DOHA — South African businesses are soon likely to have access to a wider range of market mechanisms that can be used to trade "certifiable emission reductions" (CERs) with developed countries that want to offset their emission of greenhouse gases linked to climate change by funding clean development in non-industrialised regions.
Developing and approving new market mechanisms is part of the task that delegates from almost 200 nations have set themselves at the United Nations climate-change talks in Doha, Qatar, which end this weekend.
Africa and South Africa have up to now largely missed out on the developing world's most commonly used market mechanism, the Clean Development Mechanism (CDM), and access to the most established market for CDM credits closes to South African companies on December 31.
While the Asia Pacific region had 84.38% of the 4,884 project activities registered by the UN Framework Convention on Climate Change (UNFCCC) by October 31 this year, Africa had a measly 2.05% — and South Africa much of that. Latin America and the Caribbean accounted for 13.17% of the registered project activities and other regions 0.41%, according to a UNFCCC publication.
But, while South Africa will not be allowed to trade CERs through the European Union Emissions Trading Scheme after the end of the year, that is not the end of the story. It will be able to develop CDM projects with other regions and countries, and use the other market mechanisms being developed, says Harmke Immink, director at South African carbon market advisory firm Promethium Carbon.
"What's exciting is that there are some pilot programmes to test actual alternatives to the CDM ... It is always more exciting to have more dishes on a buffet," she says.

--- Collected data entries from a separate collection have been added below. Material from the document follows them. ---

template <typename TO, bool TA, bool TB, int PP_LEAD = 4, int PRIO = 1, int BIG = 0, int EK = 1, bool GROUPED = false, bool ATOMIC_DIRECT = false>
__global__ __launch_bounds__(512, 2) void gemm_pp_kernel(typename std::conditional<GROUPED, WgradGroupParams, GemmParams>::type arg) {
    extern __shared__ __attribute__((aligned(16))) char lds[];
    GemmParams own;
    int gkz = 0, gt = 0;
    if constexpr (GROUPED) {
        const int gq = xcd_remap(blockIdx.x, gridDim.x);
        if (gq >= arg.first[arg.n]) return;
        int i = 0;
#pragma unroll
        for (int j = 1; j < WG_MAX; ++j)
            if (j < arg.n && gq >= arg.first[j]) i = j;
        const WgradProblem& w = arg.prob[i];
        own = GemmParams{};
        own.A = w.dy; own.B = w.x; own.C = w.dw;
        own.M = w.out; own.N = w.in; own.K = arg.rows;
        own.lda = w.ld_dy; own.ldb = w.ld_x; own.ldc = w.ld_dw;
        own.alpha = 1.0f;
        own.accumulate = 1;
        own.ksplit = arg.ksplit; own.nsplit = arg.nsplit;
        own.dbg_trace = arg.dbg_trace;
        const int gtiles = (w.out >> 8) * (w.in >> 8);
        const int r = gq - arg.first[i];
        gkz = r / gtiles;
        gt = r - gkz * gtiles;
    }
    const GemmParams& p = pp_params(arg, own);
    const int tid = threadIdx.x, lane = tid & 63, wave = __builtin_amdgcn_readfirstlane(tid >> 6);
    const int grp = wave >> 2, wn = wave & 3;
    const int tiles_n = (p.N + 255) / 256;
    const int tiles = tiles_n * ((p.M + 255) / 256);
    const int q = xcd_remap(blockIdx.x, gridDim.x);
    const int kz = GROUPED ? gkz : q / tiles, t = GROUPED ? gt : q - kz * tiles;
    const int m0 = (t / tiles_n) * 256, n0 = (t % tiles_n) * 256;
    const int nk = p.K / 64;
    const int kt0 = kz * p.ksplit;
    const int ntile = min(nk, kt0 + p.ksplit) - kt0;
    const int stot = 4 * ntile;
    const char* Ab = static_cast<const char*>(p.A) + (TA ? (long)kt0 * 64 * p.lda * 2 : (long)kt0 * 128);
    const char* Bb = static_cast<const char*>(p.B) + (TB ? (long)kt0 * 64 * p.ldb * 2 : (long)kt0 * 128);
    const long astep = TA ? 64 * p.lda * 2 : 128, bstep = TB ? 64 * p.ldb * 2 : 128;
    long dA = 0, dB = 0;
    bool pf_ok = false;
    if (BIG && p.pf_next && p.nsplit == 1) {
        const int nb8 = (int)gridDim.x >> 3, rr8 = (int)gridDim.x & 7, xx = (int)blockIdx.x & 7, jj = (int)blockIdx.x >> 3;
        if (jj + 32 < nb8 + (xx < rr8 ? 1 : 0)) {
            const int tn_ = t + 32;
            const int m1 = (tn_ / tiles_n) * 256, n1 = (tn_ % tiles_n) * 256;
            if (m0 + 256 <= p.M && n0 + 256 <= p.N && m1 + 256 <= p.M && n1 + 256 <= p.N) {
                pf_ok = true;
                dA = TA ? (long)(m1 - m0) * 2 : (long)(m1 - m0) * p.lda * 2;
                dB = TB ? (long)(n1 - n0) * 2 : (long)(n1 - n0) * p.ldb * 2;
            }
        }
    }
    unsigned offA[2][2], offB[2][2];
#pragma unroll
    for (int h = 0; h < 2; ++h)
#pragma unroll
        for (int i = 0; i < 2; ++i) {
            offA[h][i] = pp_src_off<TA>(wave * 2 + i, lane, m0 + h * 128, p.M, p.lda);
            offB[h][i] = pp_src_off<TB>(wave * 2 + i, lane, n0 + h * 128, p.N, p.ldb);
            asm volatile("" : "+v"(offA[h][i]), "+v"(offB[h][i]));
        }
    const unsigned lds0 = (unsigned)(unsigned long)(__attribute__((address_space(3))) char*)lds;
    PPFrag<TA, 2> fra;
    PPFrag<TB, 1> frb;
    fra.init(0, grp * 64, lane);
    frb.init(PP_BREG, wn * 32, lane);

    f32x16 acc[4][2];
    {
        const f32x16 zero = {0.f, 0.f, 0.f, 0.f, 0.f, 0.f, 0.f, 0.f, 0.f, 0.f, 0.f, 0.f, 0.f, 0.f, 0.f, 0.f};
#pragma unroll
        for (int i = 0; i < 4; ++i)
#pragma unroll
            for (int j = 0; j < 2; ++j) acc[i][j] = zero;
    }
#define PP_STAGE(H_, KIND)                                                                                            \
    {                                                                                                                 \
        const int h_ = (H_);                                                                                          \
        const bool live_ = h_ < stot;                                                                                 \
        const int kt_ = live_ ? (h_ >> 2) : (pf_ok ? ((h_ - stot) >> 2) : ntile - 1);                                 \
        const unsigned dst_ = lds0 + (live_ ? (((KIND) & 1) ? 0 : PP_BREG) + (((h_ >> 2) & 1) * 2 + ((KIND) >> 1)) * PP_HALF : PP_DUMMY) + \
                              wave * 2048;                                                                            \
        const char* sb_ = ((KIND) & 1) ? Ab + kt_ * astep + (live_ ? 0 : dA) : Bb + kt_ * bstep + (live_ ? 0 : dB);   \
        pp_glds16(((KIND) & 1) ? offA[(KIND) >> 1][0] : offB[(KIND) >> 1][0], sb_, dst_);                             \
        pp_glds16(((KIND) & 1) ? offA[(KIND) >> 1][1] : offB[(KIND) >> 1][1], sb_, dst_ + 1024);                      \
    }
    u32x4 fa[8], fb0[4], fb1[4];
#define PP_READ_A(PAR, HALF)                                                                       \
    _Pragma("unroll") for (int i_ = 0; i_ < 2; ++i_)                                               \
        _Pragma("unroll") for (int kk_ = 0; kk_ < 4; ++kk_) fa[i_ * 4 + kk_] = fra.read(lds, ((PAR) * 2 + (HALF)) * PP_HALF, i_, kk_);
#define PP_READ_B(FB, PAR, HALF) \
    _Pragma("unroll") for (int kk_ = 0; kk_ < 4; ++kk_) FB[kk_] = frb.read(lds, ((PAR) * 2 + (HALF)) * PP_HALF, 0, kk_);
#define PP_CLUSTER(RH, CH, FB)                                                                       \
    if (PRIO == 1) __builtin_amdgcn_s_setprio(1);                                                    \
    _Pragma("unroll") for (int kk_ = 0; kk_ < 4; ++kk_)                                              \
        _Pragma("unroll") for (int i_ = 0; i_ < 2; ++i_) mma<bf16_t>(acc[2 * (RH) + i_][CH], fa[i_ * 4 + kk_], FB[kk_]); \
    if (PRIO == 1) __builtin_amdgcn_s_setprio(0);

    if (p.stagger > 0 && blockIdx.x < 256) {
        const unsigned long long until = wall_clock64() + (unsigned long long)(((blockIdx.x >> 3) & 3) * p.stagger);
        while (wall_clock64() < until) __builtin_amdgcn_s_sleep(8);
    }
    unsigned long long tr0 = 0, tr1 = 0, tr2 = 0;
    if (p.dbg_trace) tr0 = wall_clock64();
    if constexpr (BIG) {
        PP_STAGE(0, 0) PP_STAGE(1, 1) PP_STAGE(2, 2) PP_STAGE(3, 3) PP_STAGE(4, 0) PP_STAGE(5, 1) PP_STAGE(6, 2)
        wait_vm<8>();
        __builtin_amdgcn_s_barrier();
        __builtin_amdgcn_sched_barrier(0);
        if (grp == 1) __builtin_amdgcn_s_barrier();
        if (p.dbg_trace) tr1 = wall_clock64();
#define PP_BIGPHASE(READS, STAGES, RH, CA, FA_, CB, FB_)                                       \
    {                                                                                          \
        READS                                                                                  \
        STAGES                                                                                 \
        wait_vm<8>();                                                                          \
        __builtin_amdgcn_sched_barrier(0);                                                     \
        __builtin_amdgcn_s_barrier();                                                          \
        asm volatile("s_waitcnt lgkmcnt(0)" ::: "memory");                                     \
        __builtin_amdgcn_sched_barrier(0);                                                     \
        PP_CLUSTER(RH, CA, FA_)                                                                \
        PP_CLUSTER(RH, CB, FB_)                                                                \
        asm volatile("" : "+v"(acc[2 * (RH)][0]), "+v"(acc[2 * (RH) + 1][0]), "+v"(acc[2 * (RH)][1]), "+v"(acc[2 * (RH) + 1][1])); \
        __builtin_amdgcn_sched_barrier(0);                                                     \
        __builtin_amdgcn_s_barrier();                                                          \
        __builtin_amdgcn_sched_barrier(0);                                                     \
    }
        for (int tt = 0; tt < ntile; ++tt) {
            PP_BIGPHASE(PP_READ_B(fb0, 0, 0) PP_READ_A(0, 0) PP_READ_B(fb1, 0, 1), PP_STAGE(4 * tt + 7, 3), 0, 0, fb0, 1, fb1)
            frb.toggle(2 * PP_HALF);
            PP_BIGPHASE(PP_READ_A(0, 1), PP_STAGE(4 * tt + 8, 0) PP_STAGE(4 * tt + 9, 1) PP_STAGE(4 * tt + 10, 2), 1, 1, fb1, 0, fb0)
            fra.toggle(2 * PP_HALF);
        }
#undef PP_BIGPHASE
    } else {
    PP_STAGE(0, 0) PP_STAGE(1, 1) PP_STAGE(2, 2) PP_STAGE(3, 3)
    if (PP_LEAD >= 4) PP_STAGE(4, 0)
    if (PP_LEAD >= 5) PP_STAGE(5, 1)
    wait_vm<2 * (PP_LEAD - 1)>();
    if (PRIO == 2 && grp == 1) __builtin_amdgcn_s_setprio(1);
    __builtin_amdgcn_s_barrier();
    __builtin_amdgcn_sched_barrier(0);
    PP_READ_B(fb0, 0, 0)
    if (grp == 1) __builtin_amdgcn_s_barrier();
    if (p.dbg_trace) tr1 = wall_clock64();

South Africa voluntarily made an emissions reduction pledge at the 2009 talks, to reduce its domestic greenhouse gas emissions trajectory by 34% by 2020, and by 42% by 2025, subject to "adequate financial and technical support".
It is unlikely to meet this goal, according to research by the German non-profit organisation Climate Analytics, the Potsdam Institute for Climate Impact Research and renewable energy and carbon-efficiency consultancy Ecofys, presented at the Doha conference on Friday.

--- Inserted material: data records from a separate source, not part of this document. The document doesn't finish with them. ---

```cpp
int lnerf_grid_encode_forward(const float *xyzs, float bound, const void *table, int table_dtype, int num_levels,
                              int level_dim, const int32_t *offsets_host, const float *scales_host,
                              const int32_t *res_host, int64_t m_host, const int32_t *m_dev, int64_t level_stride,
                              void *feat, int feat_dtype, int variant, lnerf_stream_t stream) {
    GridMeta meta;
    const int blocked = variant & (LNERF_GRID_BLOCKED | LNERF_GRID_TILED);
    variant &= ~(LNERF_GRID_BLOCKED | LNERF_GRID_TILED);
    int rc = fill_meta("grid_encode_forward", meta, num_levels, level_dim, offsets_host, scales_host, res_host, blocked);
    if (rc) return rc;
    LNERF_REQUIRE(m_host >= 0 && level_stride >= m_host, "grid_encode_forward: need 0 <= m_host <= level_stride");
    LNERF_REQUIRE(bound > 0.f, "grid_encode_forward: bound must be > 0");
    LNERF_REQUIRE(variant == 0, "grid_encode_forward: unknown variant %d", variant);
    LNERF_REQUIRE((table_dtype == LNERF_F32 || table_dtype == LNERF_BF16) &&
                      (feat_dtype == LNERF_F32 || feat_dtype == LNERF_BF16),
                  "grid_encode_forward: bad dtype tag");
    if (m_host == 0) return LNERF_OK;
    LNERF_REQUIRE(xyzs && table && feat, "grid_encode_forward: null pointer");
    dim3 grid;
    launch_dims(0, num_levels, m_host, grid);
    hipStream_t s = as_stream(stream);
#define LAUNCH_FWD(TT, TO)                                                                                         \
    hipLaunchKernelGGL((k_grid_forward<TT, TO>), grid, dim3(256), (size_t)g_gather_lds_pad, s, xyzs, bound, (const TT *)table, meta, m_host, \
                       m_dev, level_stride, (TO *)feat, g_gather_pairs, g_gather_dedup_res)
    if (table_dtype == LNERF_F32 && feat_dtype == LNERF_F32) LAUNCH_FWD(float, float);
    else if (table_dtype == LNERF_F32) LAUNCH_FWD(float, uint16_t);
    else if (feat_dtype == LNERF_F32) LAUNCH_FWD(uint16_t, float);
    else LAUNCH_FWD(uint16_t, uint16_t);
#undef LAUNCH_FWD
    LNERF_CHECK_LAUNCH("grid_encode_forward");
    return LNERF_OK;
}

}
```

Before: 2693.

## Micro-optimize grid forward gather addressing, index math and load paths

Rewrites the forward grid gather kernel to use 32-bit sample indices and byte offsets with scalar/vector register hints, so address arithmetic is cheaper. It also multiplies by a reciprocal when 2*bound is a power of two, and drops zero-initialisation of cells that are not fetched. Paired loads are enabled for blocked layouts, and bf16 stores use a native vector convert. The price is new host checks that cap sample counts and level sizes, plus reliance on inline-asm register constraints.

```diff
diff --git a/latent-nerf-test_amd/csrc/grid_gather.hip b/latent-nerf-test_amd/csrc/grid_gather.hip
--- a/latent-nerf-test_amd/csrc/grid_gather.hip
+++ b/latent-nerf-test_amd/csrc/grid_gather.hip
@@ -1,32 +1,39 @@
 #include "grid_shared.h"
 
 namespace lnerf {
+
+typedef uint32_t u32x2 __attribute__((ext_vector_type(2)));
+typedef float f32x4 __attribute__((ext_vector_type(4)));
+typedef u32x2 u32x2_dw __attribute__((aligned(4)));
+typedef f32x4 f32x4_dw __attribute__((aligned(4)));
+template <typename T> __device__ __forceinline__ T load_at(const char *base, uint32_t byte_off) {
+    return *reinterpret_cast<const T *>(base + byte_off);
+}
 
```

"Looking at the most recent data, South Africa is currently exceeding its projected business-as-usual emissions. It appears unlikely that with existing or planned policies the country will be able to turn this trend around," the three research institutions say in a research summary.
However, Ecofys energy and climate policy director Niklas Höhne says because South Africa's pledge was always conditional on financial and technological support, it is "highly likely" the country will get this support.
This ties in with UNFCCC executive secretary Christiana Figueres's contention that every one of the almost 200 nations that have come to Doha acknowledges that not enough is being done to secure the future.
Delegates have to decide on a plan that will secure a new global and legally binding agreement on how to reduce the emission of greenhouse gases, linked to the overall rise in the world's temperature.
The rise in temperature is linked to higher sea levels that threaten coastal cities, hotter and longer heat waves, desertification, biodiversity loss and extinction, increased flooding and reduced crop yields, especially in regions that depend on rain-fed agriculture and human displacement.
While being locked out of the world's most dominant emissions trading scheme might have been a problem a few years ago, things are looking up, says Ms Immink.
There are 20-odd disparate carbon markets in various stages of development across the globe. They are not yet linked, which can make trade more complicated, but it also makes it more exciting.
At the end of last year's climate-change talks in Durban, the participants promised to agree, by 2015, on a structure for a future carbon market to be implemented by 2020.
While there is the potential that this will not happen, this is not necessarily a problem, says Promethium Carbon director Robbie Louw. Links between country-specific and regional markets could still develop outside the UNFCCC, and that may be all that is necessary, he says.
Already Australia and the European Commission have, for example, announced their markets will be progressively linked up, with trade beginning when Australia's carbon market kicks into action in 2015.
The CDM was a good start, says Martin Hession, vice-chairman of the UNFCCC's CDM executive board.
"Few would disagree that much more needs to be done to avoid the worst effects of climate change," he says. "Likewise, few would disagree that the CDM has made a significant start, demonstrating in a concrete way what is possible with political will."
• Blaine is attending the talks on a scholarship from the UNFCCC.